Evet aslına bakılacak olursa Vatikan'a göre çıbanın başı Kopernik idi çünkü dünyanın evrenin merkezi olmadığı, sabit olmadığı, evrenin gözümüzle gördüklerimiz dışında oldukça geniş hatta sonsuz olduğu fikri onun başının altından çıkmıştı. Dolayısıyla da Hrıstıyan inancını yerle bir eden bu düşünce, Kopernik’in 1543’te basılan eseri Revolutions of the Celestical Spheres’de (Göksel Kürelerin Devinimi Üzerine) ve haliyle Kısaca Kopernik Kuramı dediğimiz bu kuram Vatikan tarafından yasaklanmış ama Kopernik, Engizisyon tarafından sorgu sualden, asıl mucidi engizisyoncular olduğu halde maalesef Filistin askısı diye adlandırılan işkencelerden geçirilemeden öteki aleme göç etmişti.

Kopernik öteki aleme göç etmişti ama Galile onun kuramına dört elle sarılmış ve ispatlamaya çalışıyordu. ancak yine de 1610 yılına kadar kozmoloji tartışmalarında taraf olmamaya ve yorum yapmamaya özen göstermişti. Çünkü 1610 Yılına kadar henüz teleskopu icat etmemişti.

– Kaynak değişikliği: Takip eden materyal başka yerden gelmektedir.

@@ -708,14 +708,14 @@
 }
 extern "C" void rb_plan_destroy(rb_plan *pl) {
     if (!pl) return;
-    void *ptrs[] = {pl->sched, pl->slot_of, pl->ident, pl->canon_pos, pl->w_st, pl->w_en, pl->w_orig, pl->wo_st, pl->wo_en, pl->cw_off, pl->cw_mono, pl->tiles};
+    void *ptrs[] = {pl->sched, pl->slot_of, pl->ident, pl->canon_pos, pl->canon_rec, pl->w_st, pl->w_en, pl->w_orig, pl->wo_st, pl->wo_en, pl->cw_off, pl->cw_mono, pl->tiles};
     for (void *q : ptrs)
         if (q) (void)rb_dev_free(pl->ctx, q);
     delete pl;
 }
 
 struct ws_layout {
-    size_t hit_off, win_lo, block_sums, arena, pend_count, pend_list, jobs, gen_list, x_st, x_en, bp_tmp, bp_off, bp_cur, brk_rows, copy_count, copy_list, decl_count, decl_list, gen_cp, diag_stamps, fb_count, fb_list, starts_bad, total;
+    size_t hit_off, win_lo, block_sums, arena, pend_count, pend_list, jobs, gen_list, x_st, x_en, bp_tmp, bp_off, bp_cur, brk_rows, copy_count, copy_list, decl_count, decl_list, gen_cp, diag_stamps, fb_count, fb_list, starts_bad, setup_lb, total;
 };
 static bool rb_no_gen_cp() {
     static const bool v = getenv("RB_DEBUG_NO_GEN_CP") != nullptr;
@@ -752,6 +752,7 @@
     w.fb_count = take(256);
     w.fb_list = take((n_rec + 1) * 4);
     w.starts_bad = take(256);
+    w.setup_lb = take(rb_setup_state_words(n_rec) * 8);
     w.total = o;
     return w;
 }
@@ -858,6 +859,8 @@
     p.fb_list = (uint32_t *)(ws + w.fb_list);
     p.fb_count = (unsigned long long *)(ws + w.fb_count);
     const uint32_t stream_end = use_tiles ? plan->stream_end : (uint32_t)b->n_rec;
+    const bool one_walk = is_break && (policy & RB_BREAK_ONE_WALK) && !p.desc_mode;
+    const bool setup1 = (!is_break || one_walk) && b->n_rec != 0;
     rb_scan_params sp;
     memset(&sp, 0, sizeof sp);
     if (p.fused) {
@@ -867,19 +870,26 @@
         sp.t_st = b->t_st, sp.t_en = b->t_en, sp.q_st = b->q_st, sp.q_en = b->q_en;
         sp.strand = b->strand;
         sp.norm_rows = p.norm_w;
-        HIPCHK(ctx, rb_fill_async(p.pend_count, 0, 8, ctx->stream));
-        HIPCHK(ctx, rb_launch_peek_norm(&sp, ctx->stream));
+        if (!setup1) {
+            HIPCHK(ctx, rb_fill_async(p.pend_count, 0, 8, ctx->stream));
+            HIPCHK(ctx, rb_launch_peek_norm(&sp, ctx->stream));
+        }
     }
     p.counters = counters;
     p.policy = policy & 1;
     p.early_exit = (policy & RB_LIFT_EARLY_EXIT) ? 1 : 0;
     p.debug_skip = (policy >> 8) & 0xFFF;
     uint64_t *block_sums = (uint64_t *)(ws + w.block_sums);
-    HIPCHK(ctx, rb_fill_async(counters, 0, sizeof(rb_counters), ctx->stream));
-    HIPCHK(ctx, rb_fill_async(p.copy_count, 0, 8, ctx->stream));
-    HIPCHK(ctx, rb_fill_async(p.arena_cur, 0, (size_t)RB_MAX_ARENA * RB_ARENA_STRIDE * 8, ctx->stream));
+    if (!setup1) {
+        HIPCHK(ctx, rb_fill_async(counters, 0, sizeof(rb_counters), ctx->stream));
+        HIPCHK(ctx, rb_fill_async(p.copy_count, 0, 8, ctx->stream));
+        HIPCHK(ctx, rb_fill_async(p.arena_cur, 0, (size_t)RB_MAX_ARENA * RB_ARENA_STRIDE * 8, ctx->stream));
+    }
     if (b->n_rec == 0) return RB_OK;
-    const bool one_walk = is_break && (policy & RB_BREAK_ONE_WALK) && !p.desc_mode;
+    rb_setup_params su;
+    su.canon_rec = is_break ? plan->ident : plan->canon_rec;
+    su.t_st = b->t_st, su.t_en = b->t_en, su.q_st = b->q_st, su.q_en = b->q_en;
+    su.lb = (unsigned long long *)(ws + w.setup_lb);
     if (one_walk) {
         p.brk_mode = 1, p.brk_max = max_size;
         p.rows_final = rows;
@@ -890,11 +900,7 @@
         p.brk_arena_cap = rows_cap / p.brk_n_arena;
         p.brk_decl_list = (uint32_t *)(ws + w.decl_list);
         p.brk_decl_count = (unsigned long long *)(ws + w.decl_count);
-        HIPCHK(ctx, rb_fill_async(p.brk_decl_count, 0, 8, ctx->stream));
-        HIPCHK(ctx, rb_fill_async(p.brk_cursor, 0, (size_t)RB_MAX_ARENA * 128, ctx->stream));
-        HIPCHK(ctx, rb_fill_async(p.hit_off, 0, (size_t)(b->n_rec + 2) * 8, ctx->stream));
-        HIPCHK(ctx, rb_fill_async(p.brk_off, 0xFF, (size_t)(b->n_rec + 1) * 8, ctx->stream));
-        HIPCHK(ctx, rb_launch_make_jobs(&p, ctx->stream));
+        HIPCHK(ctx, rb_launch_lift_setup(&p, &su, ctx->stream));
         const size_t slot1 = (size_t)(ctx->timed_calls % RB_TIMING_RING);
         if (ctx->timing) HIPCHK(ctx, hipEventRecord(ctx->ev_a[slot1], ctx->stream));
         p.wave0 = 0;
@@ -959,10 +965,10 @@
         HIPCHK(ctx, rb_launch_break_pieces(&bp, ctx->stream));
         p.x_st = bp.x_st;
         p.x_en = bp.x_en;
+        HIPCHK(ctx, rb_launch_make_jobs(&p, ctx->stream));
     } else {
-        HIPCHK(ctx, rb_launch_count_and_scan(&p, block_sums, true, ctx->stream));
-    }
-    HIPCHK(ctx, rb_launch_make_jobs(&p, ctx->stream));
+        HIPCHK(ctx, rb_launch_lift_setup(&p, &su, ctx->stream));
+    }
     const size_t slot = (size_t)(ctx->timed_calls % RB_TIMING_RING);
     if (ctx->timing) HIPCHK(ctx, hipEventRecord(ctx->ev_a[slot], ctx->stream));
     p.wave0 = 0;
diff --git a/rustybam_amd/csrc/k_liftover.hip b/rustybam_amd/csrc/k_liftover.hip
--- a/rustybam_amd/csrc/k_liftover.hip
+++ b/rustybam_amd/csrc/k_liftover.hip
@@ -14,20 +14,13 @@
 __global__ __launch_bounds__(256) void rb_k_count_hits(rb_lift_params p) {
     const uint64_t r = (uint64_t)blockIdx.x * blockDim.x + threadIdx.x;
     if (r >= p.n_rec) return;
+    const rb_norm_row *nr = &p.norm[r];
     uint64_t cnt = 0;
-    const rb_norm_row *nr = &p.norm[r];
-    const uint32_t c = p.contig[r];
-    if (nr->status == RB_ST_OK && c < p.n_contig) {
-        const uint64_t ws = p.cw_off[c], we = p.cw_off[c + 1];
-        const uint64_t t_st = nr->t_st, t_en = nr->t_en;
-        if (p.cw_mono[c]) {
-            const uint64_t lo = rb_lower_en_gt(p.w_en, ws, we, t_st);
-            const uint64_t hi = rb_lower_st_ge(p.w_st, ws, we, t_en);
-            cnt = hi > lo ? hi - lo : 0;
-            p.win_lo[r] = (uint32_t)lo;
-        } else {
-            for (uint64_t i = ws; i < we; i++) cnt += (t_en > p.w_st[i] && t_st < p.w_en[i]) ? 1 : 0;
-        }
+    if (nr->status == RB_ST_OK) {
+        uint32_t lo;
+        bool mono;
+        cnt = rb_count_hits(p, p.contig[r], nr->t_st, nr->t_en, &lo, &mono);
+        if (mono) p.win_lo[r] = lo;
     }
     p.hit_off[p.canon_pos[r]] = cnt;
 }
@@ -106,33 +99,10 @@
     const uint64_t r64 = (uint64_t)blockIdx.x * blockDim.x + threadIdx.x;
     if (r64 >= p.n_rec) return;
     const uint32_t r = (uint32_t)r64;
-    const uint64_t w = p.slot_of[r];
-    const rb_norm_row *nr = &p.norm[r];
-    rb_job j;
-    j.r = r;
-    j.n = nr->n_ops;
-    j.rec0 = p.op_off[r] + nr->first_op;
-    j.t_st = nr->t_st, j.t_en = nr->t_en, j.q_st = nr->q_st, j.q_en = nr->q_en;
     const uint64_t k = p.canon_pos[r];
     const bool brk = p.brk_mode != 0;
     const uint64_t h0 = brk ? 0ull : p.hit_off[k], nh = brk ? 1ull : p.hit_off[k + 1] - h0;
-    const bool explicit_w = brk || p.x_st != nullptr;
-    const uint32_t cg = p.contig[r];
-    const bool mono = explicit_w || (cg < p.n_contig && p.cw_mono[cg] != 0);
-    uint32_t f = 0;
-    const bool provisional = (nr->flags & RB_F_PROVISIONAL) != 0;
-    if (nr->status == RB_ST_OK && (nh != 0 || provisional)) {
-        if (h0 + nh > p.rows_cap) f |= RB_JOB_ROWS_OVERFLOW;
-        else f |= RB_JOB_VALID;
-    }
-    if ((nr->flags & RB_F_REGULAR) || (provisional && !(nr->flags & RB_F_ENDS_NOT_MATCH))) f |= RB_JOB_REGULAR;
-    if (p.strand[r] == (uint8_t)'-') f |= RB_JOB_MINUS;
-    if (mono) f |= RB_JOB_MONO;
-    j.flags = f;
-    j.h0 = (uint32_t)h0;
-    j.nh = (uint32_t)nh;
-    j.lo = (explicit_w || !mono || !(f & RB_JOB_VALID) || nh == 0) ? 0u : p.win_lo[r];
-    p.jobs[w] = j;
+    p.jobs[p.slot_of[r]] = rb_job_of(p, r, p.norm[r], h0, nh, [&]() { return p.win_lo[r]; });
 }
 
 #endif
diff --git a/rustybam_amd/csrc/k_records.hip b/rustybam_amd/csrc/k_records.hip
--- a/rustybam_amd/csrc/k_records.hip
+++ b/rustybam_amd/csrc/k_records.hip
@@ -1,4 +1,4 @@
-#include "rb_device.h"
+#include "rb_lift.h"
 #include "rb_launch.h"
 #include <algorithm>
 #include <type_traits>
@@ -59,10 +59,8 @@
     return o;
 }
 
-__global__ __launch_bounds__(256) void rb_k_peek_norm(rb_scan_params p) {
-    const uint64_t r = (uint64_t)blockIdx.x * blockDim.x + threadIdx.x;
-    if (r >= p.n_rec) return;
-    const uint64_t o0 = p.op_off[r], n = p.op_off[r + 1] - o0;
+__device__ __forceinline__ rb_norm_row rb_peek_row(const uint32_t *ops, uint64_t o0, uint64_t n, uint64_t t_st, uint64_t t_en, uint64_t q_st,
+                                                   uint64_t q_en, bool minus) {
     rb_norm_row w;
     w.t_st = w.t_en = w.q_st = w.q_en = 0;
     w.first_op = w.n_ops = w.lead_ops = w.trail_ops = w.nmatch = w.aln_len = 0;
@@ -71,8 +69,7 @@
     if (n == 0) {
         st = RB_ST_PANIC_EMPTY_CIGAR;
     } else {
-        const bool minus = p.strand && p.strand[r] == (uint8_t)'-';
-        const rb_strip sp = rb_strip_ends(p.ops + o0, n, p.t_st[r], p.t_en[r], p.q_st[r], p.q_en[r], minus);
+        const rb_strip sp = rb_strip_ends(ops + o0, n, t_st, t_en, q_st, q_en, minus);
         w.lead_ops = sp.lead;
         w.trail_ops = sp.trail;
         if (sp.lead || sp.trail) w.flags |= RB_F_STRIPPED;
@@ -82,13 +79,20 @@
             w.t_st = sp.t_st, w.t_en = sp.t_en, w.q_st = sp.q_st, w.q_en = sp.q_en;
             w.first_op = sp.lead;
             w.n_ops = (uint32_t)(n - sp.lead - sp.trail);
-            const uint32_t fo = rb_opc(p.ops[o0 + sp.lead]), lo_ = rb_opc(p.ops[o0 + n - 1 - sp.trail]);
+            const uint32_t fo = rb_opc(ops[o0 + sp.lead]), lo_ = rb_opc(ops[o0 + n - 1 - sp.trail]);
             if (fo > 8u || lo_ > 8u || !rb_in(RB_MATCH_MASK, fo) || !rb_in(RB_MATCH_MASK, lo_)) w.flags |= RB_F_ENDS_NOT_MATCH;
         }
     }
     if (st != RB_ST_OK) w.flags &= ~(uint32_t)RB_F_PROVISIONAL;
     w.status = st;
-    p.norm_rows[r] = w;
+    return w;
+}
+__global__ __launch_bounds__(256) void rb_k_peek_norm(rb_scan_params p) {
+    const uint64_t r = (uint64_t)blockIdx.x * blockDim.x + threadIdx.x;
+    if (r >= p.n_rec) return;
+    const uint64_t o0 = p.op_off[r], n = p.op_off[r + 1] - o0;
+    const bool minus = p.strand && p.strand[r] == (uint8_t)'-';
+    p.norm_rows[r] = rb_peek_row(p.ops, o0, n, p.t_st[r], p.t_en[r], p.q_st[r], p.q_en[r], minus);
 }
 
 __device__ __forceinline__ void rb_scan_finish(const rb_scan_params &p, const uint64_t r, const uint64_t (&L)[9], const uint32_t ins_events,
@@ -411,6 +415,209 @@
     if (take && gl == 0u) rb_scan_finish(p, r, L, ins_events, del_events, bad, o0, o1, t_st, t_en, q_st, q_en, minus);
 }
 
+#define RB_LB_AGG 1ull
+#define RB_LB_INCL 2ull
+#define RB_LB_SPIN_MAX (1u << 24)
+
+typedef __attribute__((address_space(1))) unsigned long long rb_gu64;
+static_assert(offsetof(rb_counters, n_hits) == 0 && sizeof(rb_counters) == 64, "rb_k_lift_setup zeroes the counters word by word, n_hits aside");
+
+__device__ __forceinline__ uint64_t rb_wave_scan_incl_u64(uint64_t v, int lane) {
+#pragma unroll
+    for (int off = 1; off < 64; off <<= 1) {
+        const uint64_t y = __shfl_up(v, (unsigned)off, 64);
+        if (lane >= off) v += y;
+    }
+    return v;
+}
+
+#ifndef RB_SU_R
+#define RB_SU_R 4
+#endif
+
+__device__ __forceinline__ bool rb_peek_plain(uint32_t first, uint32_t last, uint64_t n) {
+    return n != 0 && rb_in(RB_MATCH_MASK, first & 15u) && rb_in(RB_MATCH_MASK, last & 15u);
+}
+
+__global__ __launch_bounds__(256) void rb_k_lift_setup(rb_lift_params p, rb_setup_params s) {
+    __shared__ uint32_t s_ticket;
+    __shared__ uint64_t s_wave[4];
+    __shared__ uint64_t s_base;
+    const bool scan = p.brk_mode == 0;
+    const int lane = rb_lane(), wv = (int)(threadIdx.x >> 6);
+    uint32_t t = blockIdx.x;
+    if (scan) {
+        if (threadIdx.x == 0) s_ticket = (uint32_t)__hip_atomic_fetch_add((rb_gu64 *)s.lb, 1ull, __ATOMIC_RELAXED, __HIP_MEMORY_SCOPE_AGENT);
+        __syncthreads();
+        t = s_ticket;
+    }
+    if (t == 0) {
+        uint32_t *c = (uint32_t *)p.counters;
+        if (threadIdx.x < sizeof(rb_counters) / 4 && !(scan && threadIdx.x < 2)) c[threadIdx.x] = 0;
+        if (threadIdx.x == 0) *p.copy_count = 0;
+        if (threadIdx.x == 1 && p.fused) *p.pend_count = 0;
+        for (uint32_t i = threadIdx.x; i < RB_MAX_ARENA_WORDS; i += 256) p.arena_cur[i] = 0;
+        if (!scan) {
+            if (threadIdx.x == 2) *p.brk_decl_count = 0;
+            for (uint32_t i = threadIdx.x; i < RB_MAX_ARENA_WORDS; i += 256) p.brk_cursor[i] = 0;
+        }
+    }
+    const uint64_t n = p.n_rec;
+    const uint64_t k0 = ((uint64_t)t * 256 + threadIdx.x) * RB_SU_R;
+    uint32_t r[RB_SU_R];
+    rb_norm_row nr[RB_SU_R];
+    uint64_t cnt[RB_SU_R];
+    uint32_t lo[RB_SU_R];
+#pragma unroll
+    for (int j = 0; j < RB_SU_R; j++) r[j] = k0 + j < n ? s.canon_rec[k0 + j] : 0u, cnt[j] = 0, lo[j] = 0;
+    if (p.fused) {
+        uint64_t o0[RB_SU_R], no[RB_SU_R];
+        uint32_t fw[RB_SU_R], lw[RB_SU_R];
+#pragma unroll
+        for (int j = 0; j < RB_SU_R; j++) o0[j] = p.op_off[r[j]], no[j] = p.op_off[r[j] + 1] - o0[j];
+#pragma unroll
+        for (int j = 0; j < RB_SU_R; j++) {
+            fw[j] = no[j] ? p.ops[o0[j]] : 0u;
+            lw[j] = no[j] ? p.ops[o0[j] + no[j] - 1] : 0u;
+        }
+#pragma unroll
+        for (int j = 0; j < RB_SU_R; j++) {
+            if (k0 + j >= n) continue;
+            const uint32_t rj = r[j];
+            if (rb_peek_plain(fw[j], lw[j], no[j])) {
+                rb_norm_row &w = nr[j];
+                w.t_st = s.t_st[rj], w.t_en = s.t_en[rj], w.q_st = s.q_st[rj], w.q_en = s.q_en[rj];
+                w.first_op = 0, w.n_ops = (uint32_t)no[j], w.lead_ops = w.trail_ops = w.nmatch = w.aln_len = 0;
+                w.flags = RB_F_PROVISIONAL, w.status = RB_ST_OK;
+            } else {
+                const bool minus = p.strand && p.strand[rj] == (uint8_t)'-';
+                nr[j] = rb_peek_row(p.ops, o0[j], no[j], s.t_st[rj], s.t_en[rj], s.q_st[rj], s.q_en[rj], minus);
+            }
+            p.norm_w[rj] = nr[j];
+        }
+    } else {
+#pragma unroll
+        for (int j = 0; j < RB_SU_R; j++)
+            if (k0 + j < n) nr[j] = p.norm[r[j]];
+    }
+    uint64_t h0[RB_SU_R], own = 0;
+    if (scan) {
+        uint64_t l1[RB_SU_R], h1[RB_SU_R], l2[RB_SU_R], h2[RB_SU_R], wl[RB_SU_R];
+        bool bs = false;
+#pragma unroll
+        for (int j = 0; j < RB_SU_R; j++) {
+            l1[j] = h1[j] = l2[j] = h2[j] = wl[j] = 0;
+            if (k0 + j >= n || nr[j].status != RB_ST_OK) continue;
+            const uint32_t c = p.contig[r[j]];
+            if (c >= p.n_contig) continue;
+            const uint64_t ws = p.cw_off[c], we = p.cw_off[c + 1];
+            if (p.cw_mono[c]) {
+                l1[j] = l2[j] = ws, h1[j] = h2[j] = we, wl[j] = we;
+                bs = true;
+            } else {
+                for (uint64_t i = ws; i < we; i++) cnt[j] += (nr[j].t_en > p.w_st[i] && nr[j].t_st < p.w_en[i]) ? 1 : 0;
+            }
+        }
+        while (bs) {
+            uint64_t a[RB_SU_R], b[RB_SU_R];
+#pragma unroll
+            for (int j = 0; j < RB_SU_R; j++) {
+                const uint64_t m1 = l1[j] + ((h1[j] - l1[j]) >> 1), m2 = l2[j] + ((h2[j] - l2[j]) >> 1);
+                a[j] = l1[j] < h1[j] ? p.w_en[m1] : 0;
+                b[j] = l2[j] < h2[j] ? p.w_st[m2] : 0;
+            }
+            bs = false;
+#pragma unroll
+            for (int j = 0; j < RB_SU_R; j++) {
+                const uint64_t m1 = l1[j] + ((h1[j] - l1[j]) >> 1), m2 = l2[j] + ((h2[j] - l2[j]) >> 1);
+                if (l1[j] < h1[j]) {
+                    if (a[j] > nr[j].t_st) h1[j] = m1; else l1[j] = m1 + 1;
+                }
+                if (l2[j] < h2[j]) {
+                    if (b[j] >= nr[j].t_en) h2[j] = m2; else l2[j] = m2 + 1;
+                }
+                bs |= l1[j] < h1[j] || l2[j] < h2[j];
+            }
+        }
+#pragma unroll
+        for (int j = 0; j < RB_SU_R; j++) {
+            if (wl[j]) {
+                cnt[j] = l2[j] > l1[j] ? l2[j] - l1[j] : 0;
+                lo[j] = (uint32_t)l1[j];
+            }
+            own += cnt[j];
+        }
+        const uint64_t incl = rb_wave_scan_incl_u64(own, lane);
+        if (lane == 63) s_wave[wv] = incl;
+        __syncthreads();
+        uint64_t before = 0;
+        for (int i = 0; i < wv; i++) before += s_wave[i];
+        const uint64_t agg = s_wave[0] + s_wave[1] + s_wave[2] + s_wave[3];
+        if (wv == 0) {
+            rb_gu64 *lb = (rb_gu64 *)s.lb + 1;
+            uint64_t base = 0;
+            if (t == 0) {
+                if (lane == 0) __hip_atomic_store(&lb[0], (RB_LB_INCL << 62) | agg, __ATOMIC_RELAXED, __HIP_MEMORY_SCOPE_AGENT);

1610 da ilk olarak gözlük camlarıyla yaptığı teleskobu daha sonra geliştirdi. Teleskobu ile evreni incelemeye başlayan Galile 1613 yılından itibaren Kopernik Kuramı üzerine yazılar yazmaya başlayınca hem Katolik hem de Ortodoks Hrıstiyan dünyasının tepkisini çekmeye başladı. Bu tepkinin nedenleri daha önce de belirttiğimiz gibi üç noktada toplanıyordu:

1- Kitab-ı Mukaddes yazılarıyla kuramın gerçeklerinin çelişmesi
2-İsa Mesih’in yeryüzüne gelmesi savının eleştiri zeminine girmesi
3-Aristoteles felsefesinin aksine yeni bir zihinsel devrime geçiş olması

Galile bu tür Kitab-ı Mukaddes kaynaklı eleştirilere Benedict Rahibi Benedetto Castelli’ye yazdığı ayrıntılı bir mektupla yanıt verdi. Galileo’nun bilim ve Kitab-ı Mukaddes arasındaki ilişki üzerine görüşlerini özetleyen bu mektup özel olarak dolaşıma sokulup Kilise önde gelenlerine iletildi ve Galile heretik(dalalet içinde bulunan, doğru yoldan arılan bir sapmış) olmakla suçlandı ve Roma Engizisyon Mahkemesi’ne ihbar edildi. Bu ilk suçlama kısa süreliğine olmak kaydıyla geri çekildi. 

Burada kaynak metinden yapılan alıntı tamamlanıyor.